- _Instructions to follow_: All lines from the one that contains "put(5u, 0u, 0u, n3, x3);" through the final line of the entries must be repeated exactly. No other lines belong in the output.

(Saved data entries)
template <bool INTERIOR, bool SH>
__device__ __forceinline__ void tile_out_and_hzb_body(const TileOutParams& p, const unsigned long long* tile, float* sM2, uint32_t* sRange,
                                                      uint32_t tileId, uint32_t slotId, uint32_t binLength, int32_t ox, int32_t oy, int32_t tw, int32_t th)
{
    static_assert(TILE == 64 && TB == 512, "wave w <-> pixel rows 8w..8w+7");
    const ChordHZBDesc& d = p.hzbDesc;
    const uint32_t tX = tileId % p.tilesX, tY = tileId / p.tilesX;
    uint32_t tid = threadIdx.x;
    asm volatile("" : "+v"(tid));
    const uint32_t lane = tid & 63u, wave = tid >> 6, half = lane >> 5, l = lane & 31u;
    uint16_t* exA = SH && p.hzbExA ? p.hzbExA + (size_t)slotId * CHORD_HZB_SLOT_HALVES : nullptr;
    uint16_t* exB = SH ? p.hzbExB + (size_t)slotId * CHORD_HZB_FINAL_SLOT_HALVES : nullptr;
    auto vw = [&](uint32_t lv) { return min(max(1u, d.width >> lv), (((d.srcWidth - 1u) >> 1) >> lv) + 1u); };
    auto vh = [&](uint32_t lv) { return min(max(1u, d.height >> lv), (((d.srcHeight - 1u) >> 1) >> lv) + 1u); };
    auto put = [&](uint32_t lv, uint32_t lx, uint32_t ly, float mn, float mx) {
        const uint32_t side = 32u >> lv, gx = tX * side + lx, gy = tY * side + ly;
        if (INTERIOR || (lv < d.mipCount && gx < vw(lv) && gy < vh(lv))) {
            const uint16_t hmn = f32_to_f16(mn);
            uint16_t hmx = f32_to_f16(mx);
            if (lv == 5u) hmx = (uint16_t)(hmx + 1u);
            if (SH) {
                const uint32_t o = hzb_slot_level_offset(lv) + ly * side + lx;
                if (exA) exA[o] = hmn;
                exB[o] = hmn;
                exB[CHORD_HZB_FINAL_MAX_OFFSET + o] = hmx;
            } else {
                const size_t o = d.mipOffset[lv] + (size_t)gy * max(1u, d.width >> lv) + gx;
                if (p.hzbMinA) p.hzbMinA[o] = hmn;
                p.hzbMinB[o] = hmn;
                p.hzbMaxB[o] = hmx;
            }
        }
    };
    const uint32_t visBase = SH ? slotId << (2 * TILE_SHIFT) : (uint32_t)oy * (uint32_t)p.Wi + (uint32_t)ox;
    const uint32_t visPitch = SH ? (uint32_t)TILE : (uint32_t)p.Wi;
    uint32_t rmin = 0xFFFFFFFFu, rmax = 0u;
    float m1n = 0.0f, m1x = 0.0f;
#pragma unroll
    for (uint32_t rp = 0; rp < 2u; rp++) {
        const uint32_t q = 2u * half + rp;
        const int32_t row = (int32_t)(8u * wave + 2u * q), x2 = (int32_t)(2u * l);
        const int32_t r0 = min(row, th - 1), r1 = min(row + 1, th - 1), xa = min(x2, tw - 1), xb = min(x2 + 1, tw - 1);
        const unsigned long long v00 = tile[r0 * TPITCH + xa], v01 = tile[r0 * TPITCH + xb];
        const unsigned long long v10 = tile[r1 * TPITCH + xa], v11 = tile[r1 * TPITCH + xb];
        if (!SH && p.depthOut) {
            if (INTERIOR || x2 < tw) {
                float* dst = p.depthOut + (size_t)(oy + row) * (size_t)p.Wi + ox + x2;
                const float d00 = __uint_as_float((uint32_t)(v00 >> 32)), d01 = __uint_as_float((uint32_t)(v01 >> 32));
                const float d10 = __uint_as_float((uint32_t)(v10 >> 32)), d11 = __uint_as_float((uint32_t)(v11 >> 32));
                if (INTERIOR || row < th) { if (INTERIOR || x2 + 1 < tw) *reinterpret_cast<float2*>(dst) = make_float2(d00, d01); else dst[0] = d00; }
                if (INTERIOR || row + 1 < th) { if (INTERIOR || x2 + 1 < tw) *reinterpret_cast<float2*>(dst + p.Wi) = make_float2(d10, d11); else dst[p.Wi] = d10; }
            }
        } else
        if (!ABL(p, DBG_NO_VIS_STORE) && (INTERIOR || x2 < tw)) {
            unsigned long long* dst = p.vis + visBase + (size_t)row * visPitch + x2;
            if (INTERIOR || row < th) { if (INTERIOR || x2 + 1 < tw) *reinterpret_cast<ulonglong2*>(dst) = make_ulonglong2(v00, v01); else dst[0] = v00; }
            if (INTERIOR || row + 1 < th) { if (INTERIOR || x2 + 1 < tw) *reinterpret_cast<ulonglong2*>(dst + visPitch) = make_ulonglong2(v10, v11); else dst[visPitch] = v10; }
        }
        const float dq[4] = {__uint_as_float((uint32_t)(v00 >> 32)), __uint_as_float((uint32_t)(v01 >> 32)),
                             __uint_as_float((uint32_t)(v10 >> 32)), __uint_as_float((uint32_t)(v11 >> 32))};
#pragma unroll
        for (int k = 0; k < 4; k++) {
            const uint32_t bits = __float_as_uint(dq[k]);
            const bool drawn = dq[k] > 0.0f;
            rmax = max(rmax, drawn ? bits : 0u);
            rmin = min(rmin, (drawn && dq[k] < 1.0f) ? bits : 0xFFFFFFFFu);
        }
        const float mn = fminf(fminf(dq[0], dq[1]), fminf(dq[2], dq[3])), mx = fmaxf(fmaxf(dq[0], dq[1]), fmaxf(dq[2], dq[3]));
        put(0u, l, 4u * wave + q, mn, mx);
        if (rp == 0u) { m1n = mn; m1x = mx; } else { m1n = fminf(m1n, mn); m1x = fmaxf(m1x, mx); }
    }
    m1n = fminf(m1n, __shfl_xor(m1n, 1, 64)); m1x = fmaxf(m1x, __shfl_xor(m1x, 1, 64));
    if ((l & 1u) == 0u) put(1u, l >> 1, 2u * wave + half, m1n, m1x);
    float m2n = fminf(m1n, __shfl_xor(m1n, 2, 64)), m2x = fmaxf(m1x, __shfl_xor(m1x, 2, 64));
    m2n = fminf(m2n, __shfl_xor(m2n, 32, 64)); m2x = fmaxf(m2x, __shfl_xor(m2x, 32, 64));
    if (half == 0u && (l & 3u) == 0u) {
        put(2u, l >> 2, wave, m2n, m2x);
        sM2[wave * 8u + (l >> 2)] = m2n; sM2[64u + wave * 8u + (l >> 2)] = m2x;
    }
#pragma unroll
    for (int off = 32; off > 0; off >>= 1) {
        rmin = min(rmin, (uint32_t)__shfl_down(rmin, off, 64));
        rmax = max(rmax, (uint32_t)__shfl_down(rmax, off, 64));
    }
    if (lane == 0u) { sRange[wave * 2u] = rmin; sRange[wave * 2u + 1u] = rmax; }
    __syncthreads();
    if (wave == 0u) {
        const uint32_t x = lane & 7u, y = lane >> 3;
        float n3 = sM2[lane], x3 = sM2[64u + lane];
        n3 = fminf(n3, __shfl_xor(n3, 1, 64)); x3 = fmaxf(x3, __shfl_xor(x3, 1, 64));
        n3 = fminf(n3, __shfl_xor(n3, 8, 64)); x3 = fmaxf(x3, __shfl_xor(x3, 8, 64));
        if (!(x & 1u) && !(y & 1u)) put(3u, x >> 1, y >> 1, n3, x3);
        n3 = fminf(n3, __shfl_xor(n3, 2, 64)); x3 = fmaxf(x3, __shfl_xor(x3, 2, 64));
        n3 = fminf(n3, __shfl_xor(n3, 16, 64)); x3 = fmaxf(x3, __shfl_xor(x3, 16, 64));
        if (!(x & 3u) && !(y & 3u)) put(4u, x >> 2, y >> 2, n3, x3);
        n3 = fminf(n3, __shfl_xor(n3, 4, 64)); x3 = fmaxf(x3, __shfl_xor(x3, 4, 64));
        n3 = fminf(n3, __shfl_xor(n3, 32, 64)); x3 = fmaxf(x3, __shfl_xor(x3, 32, 64));
        if (lane == 0u) {
            put(5u, 0u, 0u, n3, x3);
            uint32_t lo = 0xFFFFFFFFu, hi = 0u;
#pragma unroll
            for (uint32_t w = 0; w < TB / 64u; w++) { lo = min(lo, sRange[2u * w]); hi = max(hi, sRange[2u * w + 1u]); }
            if (SH) {
                uint32_t* tail = reinterpret_cast<uint32_t*>(exB + CHORD_HZB_FINAL_RANGE_OFFSET);
                const uint32_t before = p.clearTiles ? 0u : tail[2];
                tail[0] = lo; tail[1] = hi; tail[2] = before + binLength; tail[3] = 0u;
            } else {
                p.tileRange[2u * tileId] = lo; p.tileRange[2u * tileId + 1u] = hi;
            }
        }
    }
}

- _Exercise output_:
            put(5u, 0u, 0u, n3, x3);
            uint32_t lo = 0xFFFFFFFFu, hi = 0u;
#pragma unroll
            for (uint32_t w = 0; w < TB / 64u; w++) { lo = min(lo, sRange[2u * w]); hi = max(hi, sRange[2u * w + 1u]); }
            if (SH) {
                uint32_t* tail = reinterpret_cast<uint32_t*>(exB + CHORD_HZB_FINAL_RANGE_OFFSET);
                const uint32_t before = p.clearTiles ? 0u : tail[2];
                tail[0] = lo; tail[1] = hi; tail[2] = before + binLength; tail[3] = 0u;
            } else {
                p.tileRange[2u * tileId] = lo; p.tileRange[2u * tileId + 1u] = hi;
            }
        }
    }
}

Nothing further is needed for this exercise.